Prêchant l'homélie lors d'une messe sur le campus de l'Université de Navarre (Pampelune, 1967)

Vibrant au diapason de la Parole suprême, sa prédication était convaincante. Le baiser rituel de l’évangéliaire, dans la liturgie de la Parole, était le prélude brûlant de ses homélies (P. Rodriguez, L’homélie du campus [1967], 18/01/2003). Il assimilait la Parole dans sa vie et la proposait pour être vécue à son tour.

Bon connaisseur de l’Écriture et de la Tradition, Mgr Escriva plongeait surtout dans les évangiles, pour chercher le contact vital avec le Sauveur « qui passe » tout près. L’Esprit l’éclairait ; la Parole configurait son être et ses amours. « L’interprétation la plus profonde de l’Écriture vient de ceux qui se sont laissés modeler par la Parole de Dieu » (Benoît XVI, La Parole du Seigneur §48).

Saint Josemaria adresse un geste chaleureux à l'un de ses interlocuteurs, Buenos Aires (1974)

De consonance catalane, son nom de famille lui permettait de plaisanter sur sa qualité d’« écrivain » ; de fait, à la fin de sa vie, il léguait une somme de textes décisifs. Mais ses pages ne sont pas nées dans une chaire académique ou dans la pénombre des bibliothèques. Avant d’écrire, Escriva parlait avec Dieu et avec ses frères. Les enregistrements conservés, même de réunions informelles en Europe et en Amérique, attestent une capacité de communication qui dépasse la rhétorique normative. L’amour donnait force et fruit à son message sacerdotal.

Vitrail "Triptyque des Saints du XX° siècle (2011), A. de Chateauvieux, église du Sacré-Coeur, Saint-Leu (Ile de la Réunion)

En 2008, un synode réfléchit sur la Parole de Dieu dans l’Église.
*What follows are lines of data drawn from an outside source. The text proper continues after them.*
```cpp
extern "C" int fp_clip_encode_image(fp_clip* v, const void* d_images, int B, int S, void* d_out, void* stream) {
    FP_REQUIRE(v && d_images && d_out, "clip_encode_image: null argument");
    const fp_clip_arch& a = v->a;
    hipStream_t s = (hipStream_t)stream;
    FP_REQUIRE(B > 0, "clip_encode_image: B=%d", B);
    FP_REQUIRE(S == a.patch * a.grid, "clip_encode_image: images are %d x %d, the tower takes %d x %d (patch %d, grid %d: the positional "
               "embedding is not interpolated)", S, S, a.patch * a.grid, a.patch * a.grid, a.patch, a.grid);
    FP_REQUIRE(v->have_conv && v->tw.have_proj && v->emb.cls && v->emb.pos && v->lnprew && v->lnpreb && v->lnpostw && v->lnpostb,
               "clip_encode_image: embedding / ln_pre / ln_post / proj weights not set");
    int rc;
    if ((rc = v->tw.all_blocks_complete("clip_encode_image"))) return rc;
    const int D = a.width, P = a.grid * a.grid, n_tok = P + 1;
    const int npad = cdiv(n_tok, 16) * 16;
    const size_t M = (size_t)B * npad;
    if ((rc = fp_tower_offsets_fit("clip_encode_image", M, D, a.mlp_dim, B))) return rc;

    bf16_t *A0, *X, *Y, *QKV, *AO, *H1, *POOL;
    fp_ctx* ctx = v->ctx;
    FP_WS(ctx, "clip.im2col", (size_t)B * P * v->emb.KP * 2, A0);
    FP_WS(ctx, "clip.x", M * D * 2, X);
    FP_WS(ctx, "clip.y", M * D * 2, Y);
    FP_WS(ctx, "clip.qkv", M * 3 * D * 2, QKV);
    FP_WS(ctx, "clip.ao", M * D * 2, AO);
    FP_WS(ctx, "clip.h1", M * (size_t)a.mlp_dim * 2, H1);
    FP_WS(ctx, "clip.pool", (size_t)B * D * 2, POOL);

    bf16_t* R = Y;
    bf16_t* T = X;
    const TowerRun t{ctx, nullptr, s, B, n_tok, npad, D, a.mlp_dim, a.ln_eps, R, T, AO, H1, v->tw.ones};
    if ((rc = fp_tower_embed(t, v->emb, v->emb.pos + D, (const bf16_t*)d_images, S, S, A0, X))) return rc;
    if ((rc = fp_layernorm(X, Y, v->lnprew, v->lnpreb, (int)M, D, a.ln_eps, 0, 0, 0, s))) return rc;
    if ((rc = fp_tower_blocks(t, v->tw.blk, QKV, a.heads, v->tw.head_dim, false))) return rc;
    if ((rc = fp_layernorm(R, POOL, v->lnpostw, v->lnpostb, B, D, a.ln_eps, 1, npad, 0, s))) return rc;
    return v->tw.project(ctx, POOL, D, a.embed_dim, d_out, B, s);
}

extern "C" double fp_clip_flops(const fp_clip* v, int B) {
    if (!v) return 0.0;
    const fp_clip_arch& a = v->a;
    const double P = (double)a.grid * a.grid, N = P + 1, D = a.width, Mm = a.mlp_dim;
    const double per_block = 8.0 * N * D * D + 4.0 * N * D * Mm + 4.0 * N * N * D;
    return B * (a.depth * per_block + 2.0 * P * (3.0 * a.patch * a.patch) * D + 2.0 * D * a.embed_dim);
}
```

freepose_amd/csrc/tower_steps.h:

```cpp
#pragma once
#include <stdio.h>
#include <string.h>

#include <cmath>

#include "internal.h"

struct GemmStep {
    FpGemmArgs g{};
    int epi;
    GemmStep(const bf16_t* X, int ldx, const bf16_t* W, int K, bf16_t* C, int ldc, const bf16_t* bias, int M, int N, bool gelu = false)
        : epi(gelu ? FP_EPI_BIAS_GELU : FP_EPI_BIAS) {
        g.X = X; g.ldx = ldx; g.W = W; g.ldw = K; g.C = C; g.ldc = ldc; g.bias = bias;
        g.M = M; g.N = N; g.K = K;
    }
    GemmStep& residual(const bf16_t* gamma, const bf16_t* resid, int ldr, float2* stat_part = nullptr) {
        g.gamma = gamma; g.resid = resid; g.ldr = ldr; g.stat_part = stat_part;
        epi = stat_part ? FP_EPI_LS_RES_STATS : FP_EPI_BIAS_LS_RES;
        return *this;
    }
    GemmStep& transposed_v(int npad, int heads) {
        g.ldc = 8; g.npad = npad; g.heads = heads;
        epi = FP_EPI_VT;
        return *this;
// ... 44 lines not shown
            if (hipEventCreate(&e.a) != hipSuccess || hipEventCreate(&e.b) != hipSuccess) return;
            p->ev_pool.push_back(e);
        }
        slot = p->ev_used++;
        p->ev_pool[slot].cls = cls;
        (void)hipEventRecord(p->ev_pool[slot].a, s);
    }
    ~ProfScope() {
        if (slot != (size_t)-1) (void)hipEventRecord(p->ev_pool[slot].b, s);
    }
};
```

Mgr Echevarria, prélat de l’Opus Dei, rappela que le fondateur, en tant que lecteur et prédicateur, entrait « comme un personnage de plus » dans les récits et dialogues, pour se greffer dans l’événement de salut. Ce témoignage laissa une trace. L’exhortation pontificale signalerait pour la première fois, parmi ceux qui reflètent l’authenticité de la Parole, « saint Josémaria Escriva, dans sa prédication sur l’appel universel à la sainteté » (ibidem). Ces rayons de lumière nous rapprochent de l’unique Source.


Escriva, le pasteur

Sa bénédiction finale de la messe

Si la famille chrétienne est comme le modèle en miniature de l’Église, saint Josémaria comprit l’Église depuis son enfance, par les prières et la catéchèse spontanée, par l’amour au sein du foyer et l’ouverture aux pauvres.

La famille Escriva était établie à Barbastro, ancien siège épiscopal, situé près des Pyrénées. Josémaria y reçut les sacrements de l’initiation chrétienne ; il fréquenta la cathédrale de style Renaissance, où il admirait les sculptures du Crucifié et de la Dormition. Il suivit les études pour le sacerdoce à Saragosse, où il fut incardiné comme prêtre ; le diocèse avait perdu son archevêque sous la furie anarchiste en 1923. Il apprit déjà à pardonner, ainsi qu’il le fit à Madrid pendant la cruelle persécution religieuse.

Apôtre de la réconciliation, beaucoup de mourants trouvèrent en lui un père pour les derniers instants.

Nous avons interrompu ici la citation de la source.